Jeremy Corbyn’s growing confidence at Prime Minister’s Questions is almost perfectly in step with his growing unpopularity outside the Chamber. He has perfected his geography teacher stare of disapproval to the extent that Tory MPs now automatically fall silent when he talks for fear of being kept behind after class. And he isn’t leaping all over the place with a phone-in format that doesn’t hold the Prime Minister to account. This week, the Labour leader focused on tax credits, and highlighted David Cameron’s inability to answer his questions about whether he could guarantee that no-one would be worse off as a result of the changes.

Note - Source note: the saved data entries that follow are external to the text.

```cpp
__global__ void __launch_bounds__(256) ladder_pack_vvvv_kernel(long long n, long long o, const double* __restrict__ M,
                                                              double* __restrict__ Vp, long long ldp, double* __restrict__ Vm, long long ldm) {
  const long long v = n - o, np = v * (v + 1) / 2;
  for (long long ab = blockIdx.x; ab < np; ab += gridDim.x) {
    long long a, b; unpair_ge(ab, a, b);
    const double* Ma = M + ((o + a) * n) * n * n + (o + b) * n;
    double* vp = Vp + ab * ldp;
    double* vm = (a > b) ? Vm + (a * (a - 1) / 2 + b) * ldm : nullptr;
    for (long long cd = threadIdx.x; cd < ldp; cd += blockDim.x) {
      if (cd >= np) { vp[cd] = 0.0; continue; }
      long long c, d; unpair_ge(cd, c, d);
      const double x = Ma[(o + c) * n * n + (o + d)], y = Ma[(o + d) * n * n + (o + c)];
      vp[cd] = x + y;
      if (vm && c > d) vm[c * (c - 1) / 2 + d] = x - y;
    }
    if (vm) { const long long nm = v * (v - 1) / 2; for (long long q = nm + threadIdx.x; q < ldm; q += blockDim.x) vm[q] = 0.0; }
  }
}
int dev_ladder_pack_vvvv(int64_t n, int64_t o, const double* M, double* Vp, int64_t ldp, double* Vm, int64_t ldm) {
  REQUIRE_INIT();
  const long long v = n - o, np = v * (v + 1) / 2;
  if (np <= 0) return QEMB_OK;
  return launch("dev_ladder_pack_vvvv", ladder_pack_vvvv_kernel, dim3((unsigned)std::min<long long>(np, 1 << 20)), dim3(256), 0, g_stream, n, o, M, Vp, ldp, Vm, ldm);
}
template <int MODE>
__global__ void __launch_bounds__(256) pack_pm_tiled_kernel(long long rows, long long o, long long v, const double* __restrict__ in, double* __restrict__ Op,
                                                            long long ldp, double* __restrict__ Om, long long ldm) {
  __shared__ double tB[32][33];
  const long long np = v * (v + 1) / 2, nm = v * (v - 1) / 2;
  const uint3 LB = xcd_logical_block(block_id(), grid_dim());
  long long tc, td; unpair_ge((long long)LB.x, tc, td);
  const int tx = threadIdx.x & 31, ty = threadIdx.x >> 5;
  const bool diag = (tc == td);
  for (long long r = LB.y; r < rows; r += gridDim.y) {
    const double* t; double* tp = Op + r * ldp; double* tm;
    if (MODE == 1) {
      long long i, j; unpair_ge(r, i, j);
      t = in + (i * o + j) * v * v;
      tm = (i > j) ? Om + (i * (i - 1) / 2 + j) * ldm : nullptr;
    } else {
      t = in + r * v * v; tm = Om + r * ldm;
    }
    double xa[4];
#pragma unroll
    for (int k = 0; k < 4; ++k) {
      const int rr = ty + 8 * k;
      const long long c = tc * 32 + rr, d = td * 32 + tx;
      xa[k] = (c < v && d < v) ? t[c * v + d] : 0.0;
      if (!diag) {
        const long long d2 = td * 32 + rr, c2 = tc * 32 + tx;
        tB[rr][tx] = (d2 < v && c2 < v) ? t[d2 * v + c2] : 0.0;
      } else {
        tB[rr][tx] = xa[k];
      }
    }
    __syncthreads();
#pragma unroll
    for (int k = 0; k < 4; ++k) {
      const int cc = ty + 8 * k;
      const long long c = tc * 32 + cc, d = td * 32 + tx;
      if (c < v && d <= c) {
        const double x = xa[k], y = tB[tx][cc];
        if (MODE == 1) {
          tp[c * (c + 1) / 2 + d] = (c == d) ? 0.25 * (x + y) : 0.5 * (x + y);
          if (tm && c > d) tm[c * (c - 1) / 2 + d] = 0.5 * (x - y);
        } else {
          tp[c * (c + 1) / 2 + d] = x + y;
          if (c > d) tm[c * (c - 1) / 2 + d] = x - y;
        }
      }
    }
    if (LB.x == 0) {
      for (long long q = np + threadIdx.x; q < ldp; q += 256) tp[q] = 0.0;
      if (tm) for (long long q = nm + threadIdx.x; q < ldm; q += 256) tm[q] = 0.0;
    }
    __syncthreads();
  }
}
__device__ __forceinline__ void ladder_pack_tau_kernel_body(const uint3 BID, const uint3 GDIM, long long o, long long v, const double* __restrict__ tau,
                                                             double* __restrict__ Tp, long long ldp, double* __restrict__ Tm, long long ldm) {
  const long long ij = BID.x, np = v * (v + 1) / 2, nm = v * (v - 1) / 2;
  long long i, j; unpair_ge(ij, i, j);
  const double* t = tau + (i * o + j) * v * v;
  double* tp = Tp + ij * ldp;
  double* tm = (i > j) ? Tm + (i * (i - 1) / 2 + j) * ldm : nullptr;
  const long long chunk = (ldp + GDIM.y - 1) / GDIM.y, cd0 = BID.y * chunk, cd1 = (cd0 + chunk < ldp) ? cd0 + chunk : ldp;
  for (long long cd = cd0 + threadIdx.x; cd < cd1; cd += blockDim.x) {
    if (cd >= np) { tp[cd] = 0.0; continue; }
    long long c, d; unpair_ge(cd, c, d);
    const double x = t[c * v + d], y = t[d * v + c];
    tp[cd] = (c == d) ? 0.25 * (x + y) : 0.5 * (x + y);
    if (tm && c > d) tm[c * (c - 1) / 2 + d] = 0.5 * (x - y);
  }
  if (tm && BID.y == 0) for (long long q = nm + threadIdx.x; q < ldm; q += blockDim.x) tm[q] = 0.0;
}
__global__ void __launch_bounds__(256) ladder_pack_tau_kernel(long long o, long long v, const double* __restrict__ tau,
                                                             double* __restrict__ Tp, long long ldp, double* __restrict__ Tm, long long ldm) { ladder_pack_tau_kernel_body(block_id(), grid_dim(), o, v, tau, Tp, ldp, Tm, ldm); }
static const Groupable<ladder_pack_tau_kernel_body, 256> reg_ladder_pack_tau(ladder_pack_tau_kernel);
int dev_ladder_pack_tau(int64_t o, int64_t v, const double* tau, double* Tp, int64_t ldp, double* Tm, int64_t ldm) {
  REQUIRE_INIT();
  const long long npo = o * (o + 1) / 2;
  if (npo <= 0 || v <= 0) return QEMB_OK;
  if (v >= 32) {
    const long long nt = (v + 31) / 32;
    return launch("dev_ladder_pack_tau", pack_pm_tiled_kernel<1>, dim3((unsigned)(nt * (nt + 1) / 2), (unsigned)std::min<long long>(npo, 65535)), dim3(256), 0, g_stream,
                  npo, o, v, tau, Tp, ldp, Tm, ldm);
  }
  const unsigned slices = (unsigned)std::max<long long>(1, std::min<long long>(16, ldp / 2048));
  return launch("dev_ladder_pack_tau", ladder_pack_tau_kernel, dim3((unsigned)npo, slices), dim3(256), 0, g_stream, o, v, tau, Tp, ldp, Tm, ldm);
}
__global__ void __launch_bounds__(256) pack_pm_cols_kernel(long long rows, long long v, const double* __restrict__ in, double* __restrict__ Op, long long ldp,
                                                          double* __restrict__ Om, long long ldm) {
  const long long np = v * (v + 1) / 2, nm = v * (v - 1) / 2;
  for (long long r = blockIdx.x; r < rows; r += gridDim.x) {
    const double* t = in + r * v * v;
    double* tp = Op + r * ldp;
    double* tm = Om + r * ldm;
    for (long long cd = threadIdx.x; cd < ldp; cd += blockDim.x) {
      if (cd >= np) { tp[cd] = 0.0; continue; }
      long long c, d; unpair_ge(cd, c, d);
      const double x = t[c * v + d], y = t[d * v + c];
      tp[cd] = x + y;
      if (c > d) tm[c * (c - 1) / 2 + d] = x - y;
    }
    for (long long q = nm + threadIdx.x; q < ldm; q += blockDim.x) tm[q] = 0.0;
  }
}
int dev_pack_pm_cols(int64_t rows, int64_t v, const double* in, double* Op, int64_t ldp, double* Om, int64_t ldm) {
  REQUIRE_INIT();
  if (rows <= 0 || v <= 0) return QEMB_OK;
  if (v >= 32) {
    const long long nt = (v + 31) / 32;
    return launch("dev_pack_pm_cols", pack_pm_tiled_kernel<0>, dim3((unsigned)(nt * (nt + 1) / 2), (unsigned)std::min<int64_t>(rows, 16384)), dim3(256), 0, g_stream,
                  rows, 0LL, v, in, Op, ldp, Om, ldm);
  }
  return launch("dev_pack_pm_cols", pack_pm_cols_kernel, dim3((unsigned)std::min<int64_t>(rows, 1 << 20)), dim3(256), 0, g_stream, rows, v, in, Op, ldp, Om, ldm);
}
__device__ __forceinline__ void scatter_pm_rows_kernel_body(const uint3 BID, const uint3 GDIM, long long o, long long ncols, const double* __restrict__ Xp, const double* __restrict__ Xm, double* __restrict__ out, const double* __restrict__ add,
                                                            int Sp, long long strideP, int Sm, long long strideM) {
  const long long ij = BID.y;
  long long i, j; unpair_ge(ij, i, j);
  const double* xp = Xp + ij * ncols;
  const double* xm = (i > j) ? Xm + (i * (i - 1) / 2 + j) * ncols : nullptr;
  double* oij = out + (i * o + j) * ncols;
  double* oji = out + (j * o + i) * ncols;
  const double* aij = add ? add + (i * o + j) * ncols : nullptr;
  const double* aji = add ? add + (j * o + i) * ncols : nullptr;
  for (long long c = (long long)BID.x * blockDim.x + threadIdx.x; c < ncols; c += (long long)GDIM.x * blockDim.x) {
    const double p = slab_sum(xp + c, Sp, strideP);
    if (xm) { const double m = slab_sum(xm + c, Sm, strideM); oij[c] = add ? aij[c] + (p + m) : p + m; oji[c] = add ? aji[c] + (p - m) : p - m; }
    else oij[c] = add ? aij[c] + p : p;
  }
}
__global__ void __launch_bounds__(256) scatter_pm_rows_kernel(long long o, long long ncols, const double* __restrict__ Xp, const double* __restrict__ Xm, double* __restrict__ out, const double* __restrict__ add, int Sp, long long strideP, int Sm, long long strideM) { scatter_pm_rows_kernel_body(block_id(), grid_dim(), o, ncols, Xp, Xm, out, add, Sp, strideP, Sm, strideM); }
static const Groupable<scatter_pm_rows_kernel_body, 256> reg_scatter_pm_rows(scatter_pm_rows_kernel);
int dev_scatter_pm_rows(int64_t o, int64_t ncols, const double* Xp, const double* Xm, double* out, const double* add, int Sp, int64_t strideP, int Sm, int64_t strideM) {
  REQUIRE_INIT();
  const long long npo = o * (o + 1) / 2;
  if (npo <= 0 || ncols <= 0) return QEMB_OK;
  if (npo > 65535) { set_error("dev_scatter_pm_rows: too many pairs"); return QEMB_ERR_ARG; }
  return launch("dev_scatter_pm_rows", scatter_pm_rows_kernel, dim3((unsigned)std::min<long long>((ncols + 255) / 256, 64), (unsigned)npo), dim3(256), 0, g_stream, o, ncols, Xp, Xm, out, add, std::max(Sp, 1), strideP, std::max(Sm, 1), strideM);
}
__device__ __forceinline__ void ccsd_finish_t2_kernel_body(const uint3 BID, const uint3 GDIM, long long o, long long v, double* __restrict__ t2n, const double* __restrict__ U,
                                                            const double* __restrict__ OV, const double* __restrict__ eo, const double* __restrict__ ev) {
  __shared__ double tile[32][33];
  const long long ij = BID.y, i = ij / o, j = ij - i * o;
  const long long nt = (v + 31) / 32;
  const long long ta = BID.x / nt, tb = BID.x - ta * nt;
  const int tx = threadIdx.x & 31, ty = threadIdx.x >> 5;
  const double* Uji = U + (j * o + i) * v * v;
#pragma unroll
  for (int k = 0; k < 4; ++k) {
    const int bb = ty + 8 * k;
    const long long b = tb * 32 + bb, a = ta * 32 + tx;
    tile[bb][tx] = (a < v && b < v) ? Uji[b * v + a] : 0.0;
  }
  __syncthreads();
  const double eij = eo[i] + eo[j];
  const long long base = ij * v * v;
#pragma unroll
  for (int k = 0; k < 4; ++k) {
    const int aa = ty + 8 * k;
    const long long a = ta * 32 + aa, b = tb * 32 + tx;
    if (a < v && b < v) {
      const long long idx = base + a * v + b;
      t2n[idx] = (t2n[idx] + OV[idx] + U[idx] + tile[tx][aa]) / (eij - ev[a] - ev[b]);
    }
  }
}
__global__ void __launch_bounds__(256) ccsd_finish_t2_kernel(long long o, long long v, double* __restrict__ t2n, const double* __restrict__ U,
                                                            const double* __restrict__ OV, const double* __restrict__ eo, const double* __restrict__ ev) { ccsd_finish_t2_kernel_body(block_id(), grid_dim(), o, v, t2n, U, OV, eo, ev); }
static const Groupable<ccsd_finish_t2_kernel_body, 256> reg_ccsd_finish_t2(ccsd_finish_t2_kernel);
int dev_ccsd_finish_t2(int64_t o, int64_t v, double* t2n, const double* U, const double* OV, const double* eo, const double* ev) {
  REQUIRE_INIT();
  if (o <= 0 || v <= 0) return QEMB_OK;
  if (o * o > 65535) { set_error("dev_ccsd_finish_t2: too many occupied pairs"); return QEMB_ERR_ARG; }
  const long long nt = (v + 31) / 32;
  return launch("dev_ccsd_finish_t2", ccsd_finish_t2_kernel, dim3((unsigned)(nt * nt), (unsigned)(o * o)), dim3(256), 0, g_stream, o, v, t2n, U, OV, eo, ev);
}
__device__ __forceinline__ void ccsd_finish_t2_rings_kernel_body(const uint3 BID, const uint3 GDIM, long long o, long long v, double* __restrict__ t2n, const double* __restrict__ U,
                                                                   const double* __restrict__ OV, const double* __restrict__ RS, const double* __restrict__ M,
                                                                   const double* __restrict__ eo, const double* __restrict__ ev, double* __restrict__ t1n) {
  __shared__ double tile[32][33];
  const uint3 LB = xcd_logical_block(BID, GDIM);
  long long i, j; unpair_ge((long long)LB.y, i, j);
  const long long nt = (v + 31) / 32;
  const long long ta = LB.x / nt, tb = LB.x - ta * nt;
  const int tx = threadIdx.x & 31, ty = threadIdx.x >> 5;
  const long long vv = v * v, ov = o * v;
  const double* Uij = U + (i * o + j) * vv;
  const double* Uji = U + (j * o + i) * vv;
  const double* RSij = RS + i * v * ov + j * v;
  const double* RSji = RS + j * v * ov + i * v;
  const double* Mij = M + i * v * ov + j * v;
  const double* Mji = M + j * v * ov + i * v;
#pragma unroll
  for (int k = 0; k < 4; ++k) {
    const int bb = ty + 8 * k;
    const long long b = tb * 32 + bb, a = ta * 32 + tx;
    tile[bb][tx] = (a < v && b < v) ? ((Uji[b * v + a] + RSji[b * ov + a]) - 0.5 * Mji[b * ov + a]) - Mij[b * ov + a] : 0.0;
  }
  __syncthreads();
  const double eij = eo[i] + eo[j];
  double res[4];
#pragma unroll
  for (int k = 0; k < 4; ++k) {
    const int aa = ty + 8 * k;
    const long long a = ta * 32 + aa, b = tb * 32 + tx;
    res[k] = 0.0;
    if (a < v && b < v) {
      const long long idx = (i * o + j) * vv + a * v + b;
      const double straight = ((Uij[a * v + b] + RSij[a * ov + b]) - 0.5 * Mij[a * ov + b]) - Mji[a * ov + b];
      res[k] = (t2n[idx] + OV[idx] + straight + tile[tx][aa]) / (eij - ev[a] - ev[b]);
      t2n[idx] = res[k];
    }
  }
  if (i != j) {
    __syncthreads();
#pragma unroll
    for (int k = 0; k < 4; ++k) tile[ty + 8 * k][tx] = res[k];
    __syncthreads();
#pragma unroll
    for (int k = 0; k < 4; ++k) {
      const int bb = ty + 8 * k;
      const long long b = tb * 32 + bb, a = ta * 32 + tx;
      if (a < v && b < v) t2n[(j * o + i) * vv + b * v + a] = tile[tx][bb];
    }
  }
  if (t1n && LB.x == 0 && LB.y == 0)
    for (long long t = threadIdx.x; t < ov; t += blockDim.x) t1n[t] /= eo[t / v] - ev[t % v];
}
__global__ void __launch_bounds__(256) ccsd_finish_t2_rings_kernel(long long o, long long v, double* __restrict__ t2n, const double* __restrict__ U, const double* __restrict__ OV,
                                                                  const double* __restrict__ RS, const double* __restrict__ M, const double* __restrict__ eo,
                                                                  const double* __restrict__ ev, double* __restrict__ t1n) {
  ccsd_finish_t2_rings_kernel_body(block_id(), grid_dim(), o, v, t2n, U, OV, RS, M, eo, ev, t1n);
}
static const Groupable<ccsd_finish_t2_rings_kernel_body, 256> reg_ccsd_finish_t2_rings(ccsd_finish_t2_rings_kernel);
int dev_ccsd_finish_t2_rings(int64_t o, int64_t v, double* t2n, const double* U, const double* OV, const double* RS, const double* M, const double* eo, const double* ev, double* t1n) {
  REQUIRE_INIT();
  if (o <= 0 || v <= 0) return QEMB_OK;
  const long long npo = o * (o + 1) / 2, nt = (v + 31) / 32;
  if (npo > 65535) { set_error("dev_ccsd_finish_t2_rings: too many occupied pairs"); return QEMB_ERR_ARG; }
  return launch("dev_ccsd_finish_t2_rings", ccsd_finish_t2_rings_kernel, dim3((unsigned)(nt * nt), (unsigned)npo), dim3(256), 0, g_stream, o, v, t2n, U, OV, RS, M, eo, ev, t1n);
}
__device__ __forceinline__ void ladder_scatter_pm_kernel_body(const uint3 BID, const uint3 GDIM, long long o, long long v, const double* __restrict__ Rp, long long ldp,
                                                               const double* __restrict__ Rm, long long ldm, double* __restrict__ t2,
                                                               const double* __restrict__ Hp, const double* __restrict__ Hm, int assign,
                                                               int Sp, long long strideP, int Sm, long long strideM, long long ldhp, long long ldhm) {
  __shared__ double sp[32][33], sm[32][33];
  const uint3 LB = xcd_logical_block(BID, GDIM);
  const long long ij = LB.y;
  long long i, j; unpair_ge(ij, i, j);
  long long t = LB.x, ta, tb; unpair_ge(t, ta, tb);
  const int tx = threadIdx.x & 31, ty = threadIdx.x >> 5;
  const double* rp = Rp + ij * ldp;
  const double* rm = (i > j) ? Rm + (i * (i - 1) / 2 + j) * ldm : nullptr;
  const double* hp = Hp ? Hp + ij * ldhp : nullptr;
  const double* hm = (Hm && i > j) ? Hm + (i * (i - 1) / 2 + j) * ldhm : nullptr;
  double* tij = t2 + (i * o + j) * v * v;
  double* tji = t2 + (j * o + i) * v * v;
#pragma unroll
  for (int k = 0; k < 4; ++k) {
    const int aa = ty + 8 * k;
    const long long a = ta * 32 + aa, b = tb * 32 + tx;
    double p = 0.0, m = 0.0;
    if (a < v && b <= a) {
      p = slab_sum(rp + a * (a + 1) / 2 + b, Sp, strideP);
      if (hp) p += (a == b ? 2.0 : 1.0) * hp[a * (a + 1) / 2 + b];
      if (rm && b < a) { m = slab_sum(rm + a * (a - 1) / 2 + b, Sm, strideM); if (hm) m += hm[a * (a - 1) / 2 + b]; }
// ... 1197 lines not shown
```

Cameron didn’t answer the questions well at all, but he also didn’t lose his cool, and his final answer highlighted the real problem for Corbyn. It isn’t that the new Labour leader needs to improve his style at Prime Minister’s Questions, though he is certainly doing that. It is that he needs to have a riposte, backed up with party policy, to this point from the Prime Minister:

‘The reason the Labour party lost the last election is they were completely untrusted on the deficit on debt and on a stable economy and since then the deficit deniers have taken over the Labour party.’


Corbyn and his colleagues would be well-advised to hone their Leader of the Opposition skills to perfection until they find an answer to that problem. Because until they do, they won’t have the chance to hone their skills on the government benches.

Mind you, the skills of those MPs on the benches of the governing party seem largely confined to asking totally pointless planted questions that allow the Prime Minister to take pot shots at Labour, rather than ones that help them perform their duty as backbench members of the legislature in holding the executive to account. Twas ever thus, but today’s batch of Conservative questions really were the worst for a while, ranging from a question about tractor production in Basildon that meant Cameron could joke about the Soviet Union and Seumas Milne to vague queries about whether the Prime Minister agreed that things were going really well in certain constituencies. For any whips or PPSs present, this was a very successful PMQs as it shows that the Tory party is currently prepared to take planted questions and help the Prime Minister.